* **TASK ITEM**
For the data below, count the lines that have the string "threadIdx" and state that number by itself.

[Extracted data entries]
· · ·
def rx_verify_device(arena, lens, tile_off, n: int | None = None, ok=None, err=None):
    torch = _torch()
    n = lens.numel() if n is None else n
    if ok is None:
        ok = torch.empty(n, dtype=torch.uint8, device=arena.device)
    _check_packed(arena, lens, tile_off, n, unit=1)
    call("pipck_rx_verify_device", _ptr(arena), _nbytes(arena), _ptr(lens), _ptr(tile_off), n, _ptr(ok), _ptr(err),
         current_stream(arena.device))
    return ok


TX_IP_FILLED, TX_L4_FILLED = 1, 2
TX_UDP_ZERO_AS_ONES = 1


def tx_fill_device(arena, lens, tile_off, n: int | None = None, flags: int = 0, done=None, err=None):
    torch = _torch()
    n = lens.numel() if n is None else n
    if done is None:
        done = torch.empty(n, dtype=torch.uint8, device=arena.device)
    _check_packed(arena, lens, tile_off, n, unit=1)
    call("pipck_tx_fill_device", _ptr(arena), _nbytes(arena), _ptr(lens), _ptr(tile_off), n, flags, _ptr(done),
         _ptr(err), current_stream(arena.device))
    return done


def packed_bytes_index(lens, n: int | None = None):
    torch = _torch()
    n = lens.numel() if n is None else n
    to = torch.empty((n + 63) // 64 + 1, dtype=torch.int64, device=lens.device)
    call("pipck_packed_bytes_index", _ptr(lens), n, _ptr(to), current_stream(lens.device))
    return to


def checksum_chains(arena, segs, seg_begin, pkt_flow=None, pseudo=None, out=None, err=None):
    torch = _torch()
    n_pk = seg_begin.shape[0] - 1
    scratch = torch.empty(max(segs.shape[0], 1), dtype=torch.int32, device=arena.device)
    if out is None:
        out = torch.empty(n_pk, dtype=torch.int16, device=arena.device)
    call("pipck_checksum_chains_n", _ptr(arena), _nbytes(arena), _ptr(segs), segs.shape[0], _ptr(seg_begin),
         _ptr(pkt_flow), n_pk, _ptr(pseudo), pseudo.numel() if pseudo is not None else 0, _ptr(scratch), _ptr(out),
         _ptr(err), current_stream(arena.device))
    return out


def update_fixed(arena, stride: int, n: int, cover_off: int, cover_len: int, ck_off: int, edit_off: int,
                 edit_len: int, new_bytes=None, new_stride: int = 0, pseudo_old=None, pseudo_new=None,
                 n_flows: int | None = None, flow_of=None, flow_origin: int = 0, err=None) -> None:
    if pseudo_old is not None and pseudo_new is not None and pseudo_old.numel() != pseudo_new.numel():
        raise ValueError("pseudo_old and pseudo_new must have the same number of flows")
    _check_span(arena, stride, cover_off + cover_len, n)
    if edit_len and new_bytes is not None and n and \
            (n - 1) * new_stride + edit_len > new_bytes.numel() * new_bytes.element_size():
        raise ValueError("new_bytes is too small for the batch")
    call("pipck_update_fixed_n", _ptr(arena), stride, n, cover_off, cover_len, ck_off, edit_off, edit_len,
         _ptr(new_bytes), new_stride, _ptr(pseudo_old), _ptr(pseudo_new), _n_flows(n_flows, pseudo_old, flow_of),
         _ptr(flow_of), flow_origin, _ptr(err), current_stream(arena.device))
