template <bool IS, bool COUNT, bool MULTI>
DEV void shade_body(const DevScene& S, const RenderConst& rc, const Paths& P, StepCtl* __restrict__ ctl, uint32_t* __restrict__ heads, unsigned long long* __restrict__ totals,
                    int first, uint32_t resv) {
  reset_heads(heads);
  __shared__ float4 s_q0[kSChunk], s_q1[kSChunk], s_q2[kSChunk];
  __shared__ uint16_t s_sorted[kSChunk];
  __shared__ uint32_t s_cnt[NUM_BINS + 2];
  __shared__ uint32_t s_nout, s_next;
  const QuadL L = load_light(S);
  const int lane = lane_id();
  const uint32_t n_carried = resv ? min(ctl->n_carried, resv) : 0u;
  uint32_t n = ctl->n_rays;
  if (n <= resv && n_carried == 0u) n = 0u;
  const uint32_t region = max((uint32_t)kSChunk, ((n / gridDim.x / kRegionDiv) + 511u) & ~511u);
  const uint32_t wregion = region / (kBlock / 64);
  uint32_t w_cur = 0, w_rend = 0;
  constexpr uint32_t kR0Empty = 0xffffffffu, kR0Busy = 0xfffffffeu, kR0Full = 0xfffffffdu;
  __shared__ uint32_t s_region0;
  if (threadIdx.x == 0) s_region0 = kR0Empty;
  uint32_t my_valid = 0;
  uint32_t my_missed = 0;
  Counters cn = {0, 0, 0, 0, 0};
  auto stage = [&](bool survive, const NewState& ns) {
    const uint64_t mk = __ballot(survive);
    if (mk) {
      const int leader = __ffsll((unsigned long long)mk) - 1;
      uint32_t bb = 0;
      if (lane == leader) bb = atomicAdd(&s_nout, (uint32_t)__popcll(mk));
      bb = (uint32_t)__shfl((int)bb, leader, 64);
      if (survive) {
        const uint32_t q = bb + lanes_below(mk);
        s_q0[q] = make_float4(ns.o.x, ns.o.y, ns.o.z, __uint_as_float(ns.rng));
        s_q1[q] = make_float4(ns.d.x, ns.d.y, ns.d.z, __uint_as_float(ns.pid));
        s_q2[q] = make_float4(ns.T.x, ns.T.y, ns.T.z, __int_as_float(ns.bounce));
      }
    }
  };
  for (uint32_t base = blockIdx.x * (uint32_t)kSChunk; base < n; base += gridDim.x * (uint32_t)kSChunk) {
    const uint32_t m = min((uint32_t)kSChunk, n - base);
    if (threadIdx.x < NUM_BINS) s_cnt[threadIdx.x] = 0;
    if (threadIdx.x == 0) {
      s_nout = 0;
      s_next = 0;
    }
    __syncthreads();
    {
// ... 126 lines not shown
      }
      if (keep && (rank < n0 || b1 != 0xffffffffu)) {
        const uint32_t dst = (rank < n0) ? (b0 + rank) : (b1 + (rank - n0));
        float4 a0 = s_q0[q];
        a0.w = __uint_as_float(rng);
        P.out.q0[dst] = a0;
        P.out.q1[dst] = s_q1[q];
        P.out.q2[dst] = s_q2[q];
        P.hout.tp[dst] = tp;
        P.hout.mat[dst] = hm;
      }
    }
    if (!MULTI) {
      for (int off2 = 32; off2 > 0; off2 >>= 1) missed += __shfl_down(missed, off2, 64);
      if (lane == 0) my_missed += missed;
    }
    __syncthreads();
  }
  if (lane == 0 && my_missed + my_valid) atomicAdd(tally_line(totals, blockIdx.x), my_missed + my_valid);
  if (w_rend == 0u && blockIdx.x * (uint32_t)kSChunk < n && s_region0 < kR0Full) {
    w_cur = s_region0 + (threadIdx.x >> 6) * wregion;
    w_rend = w_cur + wregion;
  }
  for (uint32_t i = w_cur + (uint32_t)lane; i < w_rend; i += 64u) {
    reinterpret_cast<uint32_t*>(P.out.q1 + i)[3] = PID_HOLE;
    P.hout.mat[i] = HITMAT_HOLE;
  }
  if (COUNT) reduce_counters(cn, totals, false);
}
· · ·
* **RESPONSE FOR THIS EXERCISE**
4